## EXERCISE INSTRUCTIONS:
Print out the data below in full, exactly as written.

## DATA EXTRACTS:
<<<<
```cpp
extern "C" int rscotr_ffn_h3_ln(const float* X, int M, int C, int H, const float* ln_weight, const float* ln_bias, float ln_eps,
                                float* ln_out, float* ln_mean, float* ln_rstd, const void* W1f, const float* b1, const void* W2f,
                                const float* b2, float* Pre, float* Hid, const float* resid, float* Y, const float* yscale, int rows_per,
                                const uint32_t* amax_ln_weight, const uint32_t* amax_ln_bias, const uint32_t* amax_w1,
                                const uint32_t* amax_w2, const uint32_t* amax_b1, uint32_t* amax_ln_out, uint32_t* amax_hid,
                                uint32_t* amax_y, float* workspace, int64_t workspace_bytes, void* stream) {
  if (!ln_weight) return fail(RSCOTR_E_ARG, "ffn_h3_ln: null LayerNorm weight");
  const FfnNorm ln{ln_weight, ln_bias, ln_eps, ln_out, ln_mean, ln_rstd, amax_ln_weight, amax_ln_bias, amax_ln_out};
  return ffn_h3_run(X, M, C, H, W1f, b1, W2f, b2, FFN_GELU, nullptr, Pre, Hid, resid, Y, nullptr, yscale, rows_per, nullptr, amax_w1, amax_w2,
                    amax_b1, amax_hid, amax_y, workspace, workspace_bytes, ln, stream);
}

template <int C, bool LN, int NT = 2>
static void lin_launch(const LinParams& p, hipStream_t s) {
  constexpr size_t lds = (size_t)(C / 32) * (16 * NT) * FFN_LDRB;
  static bool attr_set = [] {
    (void)hipFuncSetAttribute(reinterpret_cast<const void*>(lin_h3_kernel<C, LN, NT>), hipFuncAttributeMaxDynamicSharedMemorySize, (int)lds);
    return true;
  }();
  (void)attr_set;
  hipLaunchKernelGGL((lin_h3_kernel<C, LN, NT>), dim3((unsigned)((p.M + 16 * NT - 1) / (16 * NT)), (unsigned)p.col_groups), dim3(512), lds, s, p);
}

extern "C" int rscotr_lin_h3_ok(int M, int N, int K) {
  const bool k_ok = K == 96 || K == 128 || K == 192 || K == 256 || K == 288 || K == 384 || K == 576 || K == 768 || K == 1152;
  return (k_ok && N >= 32 && N % 32 == 0 && M >= 1 && (long)M * N * 4 < (1l << 32) && (long)M * K * 4 < (1l << 32)) ? 1 : 0;
}

static int lin_h3_run(const float* X, int M, int N, int K, const void* Wf, const float* bias, const float* resid, float* Y,
                      const float* xscale, const float* yscale, int rows_per, const uint32_t* amax_x, const uint32_t* amax_w,
                      uint32_t* amax_y, const FfnNorm& ln, void* stream) {
  if (!rscotr_lin_h3_ok(M, N, K)) return fail(RSCOTR_E_SHAPE, "lin_h3: M=%d N=%d K=%d (K in {96, 128, 192, 256, 288, 384, 576, 768, 1152}, N %% 32 == 0)", M, N, K);
  if (!X || !Wf || !Y || (!amax_x && !ln.g) || !amax_w) return fail(RSCOTR_E_ARG, "lin_h3: null argument");
  if ((xscale || yscale) && rows_per <= 0) return fail(RSCOTR_E_ARG, "lin_h3: rows_per with a row scale");
  if (((uintptr_t)X | (uintptr_t)Wf | (uintptr_t)Y | (uintptr_t)resid | (uintptr_t)bias) & 15)
    return fail(RSCOTR_E_ALIGN, "lin_h3: operands must be 16-byte aligned");
  if (ln.g) {
    if (!(K == 96 || K == 192 || K == 384)) return fail(RSCOTR_E_SHAPE, "lin_h3_ln: the norm prologue exists at K in {96, 192, 384} (K=%d)", K);
    if (!ln.out || !ln.mean || !ln.rstd || !ln.amax_g || xscale) return fail(RSCOTR_E_ARG, "lin_h3_ln: null argument (or a row scale on X)");
    if (((uintptr_t)ln.g | (uintptr_t)ln.b | (uintptr_t)ln.out) & 15) return fail(RSCOTR_E_ALIGN, "lin_h3_ln: operands must be 16-byte aligned");
  }
  LinParams p{};
  p.X = X; p.M = M; p.N = N; p.Wf = static_cast<const uint4*>(Wf); p.bias = bias; p.resid = resid; p.Y = Y;
  p.xscale = xscale; p.yscale = yscale; p.rows_per = rows_per > 0 ? rows_per : 1;
  p.amax_x = amax_x; p.amax_w = amax_w; p.amax_y = amax_y;
  p.ln_g = ln.g; p.ln_b = ln.b; p.ln_eps = ln.eps; p.ln_out = ln.out; p.ln_mean = ln.mean; p.ln_rstd = ln.rstd;
  p.amax_g = ln.amax_g; p.amax_bt = ln.amax_b; p.amax_ln = ln.amax_out;
  p.col_groups = (M + 31) / 32 >= 200 ? 1 : (N + 255) / 256;
  if (K == 1152 && M >= 8192) return fail(RSCOTR_E_SHAPE, "lin_h3: K = 1152 is a few-row width (M=%d)", M);
  hipStream_t s = static_cast<hipStream_t>(stream);
  ProfScope prof(PROF_GEMM, 2.0 * M * (double)N * K, s, "rscotr::lin_h3_kernel<%d, %s>", K, ln.g ? "true" : "false");
  if (ln.g) {
    if (K == 96) lin_launch<96, true>(p, s);
    else if (K == 192) lin_launch<192, true>(p, s);
    else lin_launch<384, true>(p, s);
  } else switch (K) {
    case 96: lin_launch<96, false>(p, s); break;
    case 128: lin_launch<128, false>(p, s); break;
    case 192: lin_launch<192, false>(p, s); break;
    case 256: lin_launch<256, false>(p, s); break;
    case 288: lin_launch<288, false>(p, s); break;
    case 384: lin_launch<384, false>(p, s); break;
    case 576: lin_launch<576, false>(p, s); break;
    case 768: lin_launch<768, false>(p, s); break;
    default: lin_launch<1152, false, 1>(p, s); break;
  }
  return check_launch("lin_h3");
}

extern "C" int rscotr_lin_h3(const float* X, int M, int N, int K, const void* Wf, const float* bias, const float* resid, float* Y,
                             const float* xscale, const float* yscale, int rows_per, const uint32_t* amax_x, const uint32_t* amax_w,
                             uint32_t* amax_y, void* stream) {
  return lin_h3_run(X, M, N, K, Wf, bias, resid, Y, xscale, yscale, rows_per, amax_x, amax_w, amax_y, FfnNorm{}, stream);
}

extern "C" int rscotr_lin_h3_ln(const float* X, int M, int N, int K, const float* ln_weight, const float* ln_bias, float ln_eps,
                                float* ln_out, float* ln_mean, float* ln_rstd, const void* Wf, const float* bias, const float* resid,
                                float* Y, const float* yscale, int rows_per, const uint32_t* amax_ln_weight, const uint32_t* amax_ln_bias,
                                const uint32_t* amax_w, uint32_t* amax_ln_out, uint32_t* amax_y, void* stream) {
  if (!ln_weight) return fail(RSCOTR_E_ARG, "lin_h3_ln: null LayerNorm weight");
  const FfnNorm ln{ln_weight, ln_bias, ln_eps, ln_out, ln_mean, ln_rstd, amax_ln_weight, amax_ln_bias, amax_ln_out};
  return lin_h3_run(X, M, N, K, Wf, bias, resid, Y, nullptr, yscale, rows_per, nullptr, amax_w, amax_y, ln, stream);
}
```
>>>>
## RESULT BELOW:
```cpp
extern "C" int rscotr_ffn_h3_ln(const float* X, int M, int C, int H, const float* ln_weight, const float* ln_bias, float ln_eps,
                                float* ln_out, float* ln_mean, float* ln_rstd, const void* W1f, const float* b1, const void* W2f,
                                const float* b2, float* Pre, float* Hid, const float* resid, float* Y, const float* yscale, int rows_per,
                                const uint32_t* amax_ln_weight, const uint32_t* amax_ln_bias, const uint32_t* amax_w1,
                                const uint32_t* amax_w2, const uint32_t* amax_b1, uint32_t* amax_ln_out, uint32_t* amax_hid,
                                uint32_t* amax_y, float* workspace, int64_t workspace_bytes, void* stream) {
  if (!ln_weight) return fail(RSCOTR_E_ARG, "ffn_h3_ln: null LayerNorm weight");
  const FfnNorm ln{ln_weight, ln_bias, ln_eps, ln_out, ln_mean, ln_rstd, amax_ln_weight, amax_ln_bias, amax_ln_out};
  return ffn_h3_run(X, M, C, H, W1f, b1, W2f, b2, FFN_GELU, nullptr, Pre, Hid, resid, Y, nullptr, yscale, rows_per, nullptr, amax_w1, amax_w2,
                    amax_b1, amax_hid, amax_y, workspace, workspace_bytes, ln, stream);
}

template <int C, bool LN, int NT = 2>
static void lin_launch(const LinParams& p, hipStream_t s) {
  constexpr size_t lds = (size_t)(C / 32) * (16 * NT) * FFN_LDRB;
  static bool attr_set = [] {
    (void)hipFuncSetAttribute(reinterpret_cast<const void*>(lin_h3_kernel<C, LN, NT>), hipFuncAttributeMaxDynamicSharedMemorySize, (int)lds);
    return true;
  }();
  (void)attr_set;
  hipLaunchKernelGGL((lin_h3_kernel<C, LN, NT>), dim3((unsigned)((p.M + 16 * NT - 1) / (16 * NT)), (unsigned)p.col_groups), dim3(512), lds, s, p);
}

extern "C" int rscotr_lin_h3_ok(int M, int N, int K) {
  const bool k_ok = K == 96 || K == 128 || K == 192 || K == 256 || K == 288 || K == 384 || K == 576 || K == 768 || K == 1152;
  return (k_ok && N >= 32 && N % 32 == 0 && M >= 1 && (long)M * N * 4 < (1l << 32) && (long)M * K * 4 < (1l << 32)) ? 1 : 0;
}

static int lin_h3_run(const float* X, int M, int N, int K, const void* Wf, const float* bias, const float* resid, float* Y,
                      const float* xscale, const float* yscale, int rows_per, const uint32_t* amax_x, const uint32_t* amax_w,
                      uint32_t* amax_y, const FfnNorm& ln, void* stream) {
  if (!rscotr_lin_h3_ok(M, N, K)) return fail(RSCOTR_E_SHAPE, "lin_h3: M=%d N=%d K=%d (K in {96, 128, 192, 256, 288, 384, 576, 768, 1152}, N %% 32 == 0)", M, N, K);
  if (!X || !Wf || !Y || (!amax_x && !ln.g) || !amax_w) return fail(RSCOTR_E_ARG, "lin_h3: null argument");
  if ((xscale || yscale) && rows_per <= 0) return fail(RSCOTR_E_ARG, "lin_h3: rows_per with a row scale");
  if (((uintptr_t)X | (uintptr_t)Wf | (uintptr_t)Y | (uintptr_t)resid | (uintptr_t)bias) & 15)
    return fail(RSCOTR_E_ALIGN, "lin_h3: operands must be 16-byte aligned");
  if (ln.g) {
    if (!(K == 96 || K == 192 || K == 384)) return fail(RSCOTR_E_SHAPE, "lin_h3_ln: the norm prologue exists at K in {96, 192, 384} (K=%d)", K);
    if (!ln.out || !ln.mean || !ln.rstd || !ln.amax_g || xscale) return fail(RSCOTR_E_ARG, "lin_h3_ln: null argument (or a row scale on X)");
    if (((uintptr_t)ln.g | (uintptr_t)ln.b | (uintptr_t)ln.out) & 15) return fail(RSCOTR_E_ALIGN, "lin_h3_ln: operands must be 16-byte aligned");
  }
  LinParams p{};
  p.X = X; p.M = M; p.N = N; p.Wf = static_cast<const uint4*>(Wf); p.bias = bias; p.resid = resid; p.Y = Y;
  p.xscale = xscale; p.yscale = yscale; p.rows_per = rows_per > 0 ? rows_per : 1;
  p.amax_x = amax_x; p.amax_w = amax_w; p.amax_y = amax_y;
  p.ln_g = ln.g; p.ln_b = ln.b; p.ln_eps = ln.eps; p.ln_out = ln.out; p.ln_mean = ln.mean; p.ln_rstd = ln.rstd;
  p.amax_g = ln.amax_g; p.amax_bt = ln.amax_b; p.amax_ln = ln.amax_out;
  p.col_groups = (M + 31) / 32 >= 200 ? 1 : (N + 255) / 256;
  if (K == 1152 && M >= 8192) return fail(RSCOTR_E_SHAPE, "lin_h3: K = 1152 is a few-row width (M=%d)", M);
  hipStream_t s = static_cast<hipStream_t>(stream);
  ProfScope prof(PROF_GEMM, 2.0 * M * (double)N * K, s, "rscotr::lin_h3_kernel<%d, %s>", K, ln.g ? "true" : "false");
  if (ln.g) {
    if (K == 96) lin_launch<96, true>(p, s);
    else if (K == 192) lin_launch<192, true>(p, s);
    else lin_launch<384, true>(p, s);
  } else switch (K) {
    case 96: lin_launch<96, false>(p, s); break;
    case 128: lin_launch<128, false>(p, s); break;
    case 192: lin_launch<192, false>(p, s); break;
    case 256: lin_launch<256, false>(p, s); break;
    case 288: lin_launch<288, false>(p, s); break;
    case 384: lin_launch<384, false>(p, s); break;
    case 576: lin_launch<576, false>(p, s); break;
    case 768: lin_launch<768, false>(p, s); break;
    default: lin_launch<1152, false, 1>(p, s); break;
  }
  return check_launch("lin_h3");
}

extern "C" int rscotr_lin_h3(const float* X, int M, int N, int K, const void* Wf, const float* bias, const float* resid, float* Y,
                             const float* xscale, const float* yscale, int rows_per, const uint32_t* amax_x, const uint32_t* amax_w,
                             uint32_t* amax_y, void* stream) {
  return lin_h3_run(X, M, N, K, Wf, bias, resid, Y, xscale, yscale, rows_per, amax_x, amax_w, amax_y, FfnNorm{}, stream);
}

extern "C" int rscotr_lin_h3_ln(const float* X, int M, int N, int K, const float* ln_weight, const float* ln_bias, float ln_eps,
                                float* ln_out, float* ln_mean, float* ln_rstd, const void* Wf, const float* bias, const float* resid,
                                float* Y, const float* yscale, int rows_per, const uint32_t* amax_ln_weight, const uint32_t* amax_ln_bias,
                                const uint32_t* amax_w, uint32_t* amax_ln_out, uint32_t* amax_y, void* stream) {
  if (!ln_weight) return fail(RSCOTR_E_ARG, "lin_h3_ln: null LayerNorm weight");
  const FfnNorm ln{ln_weight, ln_bias, ln_eps, ln_out, ln_mean, ln_rstd, amax_ln_weight, amax_ln_bias, amax_ln_out};
  return lin_h3_run(X, M, N, K, Wf, bias, resid, Y, nullptr, yscale, rows_per, nullptr, amax_w, amax_y, ln, stream);
}
```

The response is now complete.